Here's the news story that the Toledo Blade published which shows some of the transport and offloading process. They got a few figures wrong, including the fact that the journey actually took over 50 hours, not 30 hours. They also didn't mention the part on the 15 hour international flight where the captain announced to the entire passenger compartment that they were sharing a flight with a very large saltwater crocodile. There was audible gasps.

Thursday, February 14, 2013

A Night for the Crocs

Adult Tomistoma, Photo (c) Soham Mukherjee
I should have posted about this earlier, but recent events have made the last few weeks a little hectic. This Saturday 16 February an event called "A Night for the Crocs" is being held at Zoo Miami in Florida.

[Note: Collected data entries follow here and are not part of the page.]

int launch_inputs_dense(snn_network *net, InputsPart part, InputsArgs &a, uint32_t grid_chunks)
{
    const bool resident = (size_t)net->n_tot * net->ld * 4 <= ((size_t)64 << 20);
    const uint64_t waves4 = (uint64_t)((net->n_loc + 255) / 256) * grid_chunks;
    int shape = resident ? 0 : (waves4 < 57600 ? 2 : 1);
    if (net->opt.input_shape > 0 && !resident) shape = net->opt.input_shape;
    if (net->rstdp_pending && part != INPUTS_ALL) TRY(flush_rstdp(net));
    const bool stdp_fused = !LEAN_INPUT_PASS && net->stdp_pending && !net->rstdp_pending && part == INPUTS_ALL && shape != 0;
    if (net->stdp_pending && !stdp_fused) TRY(flush_stdp(net));
    auto in_shape = [&](auto SH, auto launch) {
        using S = InputsShape<decltype(SH)::value>;
        launch(dim3((net->n_loc + S::TILE - 1) / S::TILE, grid_chunks), dim3(S::THREADS));
    };
    if (stdp_fused) {
        net->stdp_pending = false;
        const bool rows_only = net->stdp_pending_rows_only;
        net->stdp_pending_rows_only = false;
        a.W_rw = net->W; a.stdp_count = net->spike_count; a.stdp_flag = net->stdp_flag;
        a.stdp_dcol = net->stdp_dcol; a.stdp_drow = net->stdp_drow; a.lattice_slot = net->lattice_slot;
        a.dcol_stride = net->dcol_stride; a.n_lattices = (uint32_t)net->lattices.size();
        a.stdp_rowbits = net->stdp_rowbits;
        for (int k = 0; k < K_TYPES; ++k) a.live_type[k] = (uint32_t)k;
        for_synapses(net->electrical, net->chemical, [&](auto E, auto C) {
            if constexpr (!LEAN_INPUT_PASS)
                for_value<1, 2>(shape, [&](auto SH) {
                    in_shape(SH, [&](dim3 grid, dim3 block) {
                        if (rows_only) hipLaunchKernelGGL((k_inputs_dense<E(), C(), SH(), K_TYPES, 2>), grid, block, 0, net->stream, a);
                        else hipLaunchKernelGGL((k_inputs_dense<E(), C(), SH(), K_TYPES, 1>), grid, block, 0, net->stream, a);
                    });
                });
        });
    } else if (net->rstdp_pending) {
        net->rstdp_pending = false;
        RstdpInputsArgs ra{};
        ra.in = a; ra.W = net->W; ra.C = net->trace;
        ra.last_firing_time = net->na.last_firing_time; ra.lattice_slot = net->lattice_slot;
        ra.rm = net->rm_dev; ra.rm_on = net->rm_on_dev;
        ra.dop = net->reward_since_defer ? RM_DOPAMINE_BEFORE : RM_DOPAMINE;
        for_synapses(net->electrical, net->chemical, [&](auto E, auto C) {
            for_value<1, 2, 0>(shape, [&](auto SH) {
                in_shape(SH, [&](dim3 grid, dim3 block) {
                    hipLaunchKernelGGL((k_inputs_rstdp<E(), C(), SH()>), grid, block, 0, net->stream, ra);
                });
            });
        });
    } else if (net->w24_valid && net->w24 && part == INPUTS_ALL && shape != 0 && net->electrical && !net->chemical) {
        const v4u *image = reinterpret_cast<const v4u *>(net->w24.get());
        const uint32_t base = net->w24_base;
        for_value<1, 2>(shape, [&](auto SH) {
            in_shape(SH, [&](dim3 grid, dim3 block) {
                hipLaunchKernelGGL((k_inputs_dense_w24<true, SH()>), grid, block, 0, net->stream, a, image, base);
            });
        });
    } else {
        if (LEAN_INPUT_PASS && net->chemical)
            for (int k = 0; k < K_TYPES; ++k) a.live_type[k] = (uint32_t)k;
        for_synapses(net->electrical, net->chemical, [&](auto E, auto C) {
            for_value<1, 2, 0>(shape, [&](auto SH) {
                in_shape(SH, [&](dim3 grid, dim3 block) {
                    auto pass = [&](auto NT) { hipLaunchKernelGGL((k_inputs_dense<E(), C(), SH(), NT()>), grid, block, 0, net->stream, a); };
                    if constexpr (!C() || LEAN_INPUT_PASS) pass(int_c<3>{});
                    else for_value<1, 2, 3>((int)net->cache.n_live, pass);
                });
            });
        });
    }
    return SNN_OK;
}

There are all kinds of activities for kids and adults alike, and best of all the proceeds for the event will be used by the Tomistoma Task Force of the IUCN Crocodile Specialist Group for direct action to conserve the endangered Tomistoma (false gharial) and its peat swamp forest habitats in Malaysia and Indonesia.

I won't duplicate any more information from their website, so go and check it out here. Sounds like a lot of fun for a good cause, and you can't argue with that!

Monday, February 11, 2013

So long, Lolong

Sadly, Lolong the record-breaking 6.17 m saltwater crocodile caught in the Philippines in September 2011 died last night around 8 pm local time. There's a lot of speculation about the cause of death, but until a necropsy has been completed, we won't actually know what killed him. Ronnie Sumillar, the local expert who led the capture effort, is conducting the necropsy. I'm sure this is not what he wanted to be doing today.

I'll write a more detailed post when more has been confirmed.